[Try it]
Within the material below, filter for lines that hold the word "clear".

+ + + +

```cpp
TK_HD uint32_t tk_probe_xl_from(const TkTables& T, uint64_t w0, uint64_t w1, uint64_t w2, uint32_t i, TkXlSlot s) {
    for (;;) {
        if (s.rank == TK_RANK_MAX) return TK_RANK_MAX;
        if (s.w0 == w0 && s.w1 == w1 && s.w2 == w2) return s.rank;
        i = (i + 1u) & T.xl_mask;
        s = T.xl[i];
    }
}
TK_HD uint32_t tk_probe_xl(const TkTables& T, uint64_t w0, uint64_t w1, uint64_t w2) {
    const uint32_t i = (uint32_t)tk_ident_hash(w0, w1, w2, true) & T.xl_mask;
    return tk_probe_xl_from(T, w0, w1, w2, i, T.xl[i]);
}

TK_HD uint32_t tk_probe_pair(const TkTables& T, uint32_t a, uint32_t b) {
    if (T.pair8) {
        const uint64_t key = ((uint64_t)a << TK_PAIR8_ID_BITS) | b;
        uint64_t bk = tk_pair_slot_hash(key) & T.pair_mask;
        for (;;) {
            const uint64_t* p = T.pair8 + bk * 4;
#if defined(__HIP_DEVICE_COMPILE__)
            const ulonglong2 v0 = *(const ulonglong2*)p, v1 = *(const ulonglong2*)(p + 2);
            const uint64_t s0 = v0.x, s1 = v0.y, s2 = v1.x, s3 = v1.y;
#else
            const uint64_t s0 = p[0], s1 = p[1], s2 = p[2], s3 = p[3];
#endif
            if ((s0 >> 22) == key) return (uint32_t)(s0 & 0x3FFFFFu);
            if ((s1 >> 22) == key) return (uint32_t)(s1 & 0x3FFFFFu);
            if ((s2 >> 22) == key) return (uint32_t)(s2 & 0x3FFFFFu);
            if ((s3 >> 22) == key) return (uint32_t)(s3 & 0x3FFFFFu);
            if (s3 == TK_EMPTY_KEY) return TK_RANK_MAX;
            bk = (bk + 1) & T.pair_mask;
        }
    }
    uint64_t key = ((uint64_t)a << 32) | b;
    uint64_t i = tk_pair_slot_hash(key) & T.pair_mask;
    for (;;) {
        TkPairSlot s = T.pair[i];
        if (s.key == key) return s.rank;
        if (s.key == TK_EMPTY_KEY) return TK_RANK_MAX;
        i = (i + 1) & T.pair_mask;
    }
}

TK_HD uint64_t tk_load8(const uint8_t* __restrict__ text, uint64_t pos) {
    uintptr_t a = (uintptr_t)(text + pos);
    const uint64_t* w = (const uint64_t*)(a & ~(uintptr_t)7);
    uint32_t sh = (uint32_t)(a & 7u) * 8u;
    uint64_t lo = w[0];
    if (sh == 0) return lo;
    uint64_t hi = w[1];
    return (lo >> sh) | (hi << (64u - sh));
}

TK_HD uint64_t tk_mask_low_bytes(uint64_t w, uint32_t nbytes) {
    return nbytes >= 8u ? w : (w & ((1ull << (nbytes * 8u)) - 1ull));
}

TK_HD uint64_t tk_key_of_text(const uint8_t* __restrict__ text, uint64_t pos, uint32_t len) {
    if (len <= 8u) return tk_mask_low_bytes(tk_load8(text, pos), len);
    if (len > TK_KEY_SAMPLED) {
        uint64_t h = TK_HASH_SEED ^ ((uint64_t)len << 32);
        h = tk_hash_step(h, tk_load8(text, pos));
        h = tk_hash_step(h, tk_load8(text, pos + 8u));
        h = tk_hash_step(h, tk_load8(text, pos + len - 16u));
        h = tk_hash_step(h, tk_load8(text, pos + len - 8u));
        return h == TK_EMPTY_KEY ? 0 : h;
    }
    uint64_t h = TK_HASH_SEED;
    uint32_t i = 0;
    for (; i + 8u <= len; i += 8u) h = tk_hash_step(h, tk_load8(text, pos + i));
    if (i < len) h = tk_hash_step(h, tk_mask_low_bytes(tk_load8(text, pos + i), len - i));
    if (h == TK_EMPTY_KEY) h = 0;
    return h;
}

TK_HD bool tk_equal_bytes(const uint8_t* text, uint64_t pos, const uint8_t* blob, uint32_t off, uint32_t len) {
    uint32_t i = 0;
    for (; i + 8u <= len; i += 8u)
        if (tk_load8(text, pos + i) != tk_load8(blob, (uint64_t)off + i)) return false;
    if (i < len) {
        uint32_t r = len - i;
        if (tk_mask_low_bytes(tk_load8(text, pos + i), r) != tk_mask_low_bytes(tk_load8(blob, (uint64_t)off + i), r)) return false;
    }
    return true;
}

TK_HD uint32_t tk_lookup_text_piece(const TkTables& T, const uint8_t* __restrict__ text, uint64_t pos, uint32_t len) {
    if (len <= 8u) {
        const uint64_t key = tk_mask_low_bytes(tk_load8(text, pos), len);
        if (len <= 4u && T.short_tab) return tk_probe_short(T, (uint32_t)key, len);
        return tk_probe_mid(T, key, len);
    }
    if (len > T.max_token_len) return TK_RANK_MAX;
    uint64_t key = tk_key_of_text(text, pos, len);
    return tk_probe_piece(T, key, len, [&](uint32_t off) { return tk_equal_bytes(text, pos, T.tok_bytes, off, len); });
}

#if defined(__HIP_DEVICE_COMPILE__)
TK_HD int tk_ffs32(uint32_t v) { return __ffs((int)v); }
TK_HD int tk_clz32(uint32_t v) { return __clz((int)v); }
TK_HD int tk_popc32(uint32_t v) { return __popc(v); }
#else
TK_HD int tk_ffs32(uint32_t v) { return __builtin_ffs((int)v); }
TK_HD int tk_clz32(uint32_t v) { return v ? __builtin_clz(v) : 32; }
TK_HD int tk_popc32(uint32_t v) { return __builtin_popcount(v); }
#endif

struct TkMask128 {
    uint64_t lo, hi;
    TK_HD void clear(uint32_t k) {
        if (k < 64u) lo &= ~(1ull << k);
        else hi &= ~(1ull << (k - 64u));
    }
    TK_HD bool test(uint32_t k) const { return k < 64u ? (lo >> k) & 1ull : (hi >> (k - 64u)) & 1ull; }
    TK_HD uint32_t next_after(uint32_t k) const {
        if (k < 63u) {
            uint64_t l = lo & ~((2ull << k) - 1ull);
            if (l) return tk_ctz64(l);
        }
        uint64_t h = hi;
        if (k >= 127u) h = 0;
        else if (k >= 64u) h &= ~((2ull << (k - 64u)) - 1ull);
        if (h) return 64u + tk_ctz64(h);
        return 128u;
    }
    TK_HD int prev_before(uint32_t k) const {
        uint64_t h = k > 64u ? hi & ((1ull << (k - 64u)) - 1ull) : 0ull;
        if (h) return 127 - (int)tk_clz64(h);
        uint64_t l = k >= 64u ? lo : lo & ((1ull << k) - 1ull);
        if (l) return 63 - (int)tk_clz64(l);
        return -1;
    }
};

template <int STRIDE>
TK_HD uint32_t tk_lane_merge(const TkTables& T, const uint8_t* __restrict__ text, uint64_t s, uint32_t n, uint32_t* id, uint32_t* rk,
                             uint32_t* __restrict__ out) {
    uint32_t pb = text[s];
    for (uint32_t k = 0; k < n; ++k) {
        uint32_t nb = k + 1 < n ? text[s + k + 1] : 0u;
        id[k * STRIDE] = T.byte_rank[pb];
        rk[k * STRIDE] = k + 1 < n ? T.pair2[(pb << 8) | nb] : TK_RANK_MAX;
        pb = nb;
    }
    TkMask128 alive;
    alive.lo = n >= 64u ? ~0ull : ((1ull << n) - 1ull);
    alive.hi = n > 64u ? (n >= 128u ? ~0ull : ((1ull << (n - 64u)) - 1ull)) : 0ull;
    for (;;) {
        uint32_t best = TK_RANK_MAX, bi = 0;
        for (uint32_t k = 0; k + 1 < n; ++k) {
            uint32_t r = rk[k * STRIDE];
            if (r < best) {
                best = r;
                bi = k;
            }
        }
        if (best == TK_RANK_MAX) break;
        const uint32_t j = alive.next_after(bi);
        alive.clear(j);
        id[bi * STRIDE] = best;
        rk[j * STRIDE] = TK_RANK_MAX;
        const uint32_t nn = alive.next_after(bi);
        const int pp = alive.prev_before(bi);
        uint32_t r_i = TK_RANK_MAX, r_p = TK_RANK_MAX;
// ... 11 lines not shown
```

+ + + +

[Task response]
    TK_HD void clear(uint32_t k) {
        alive.clear(j);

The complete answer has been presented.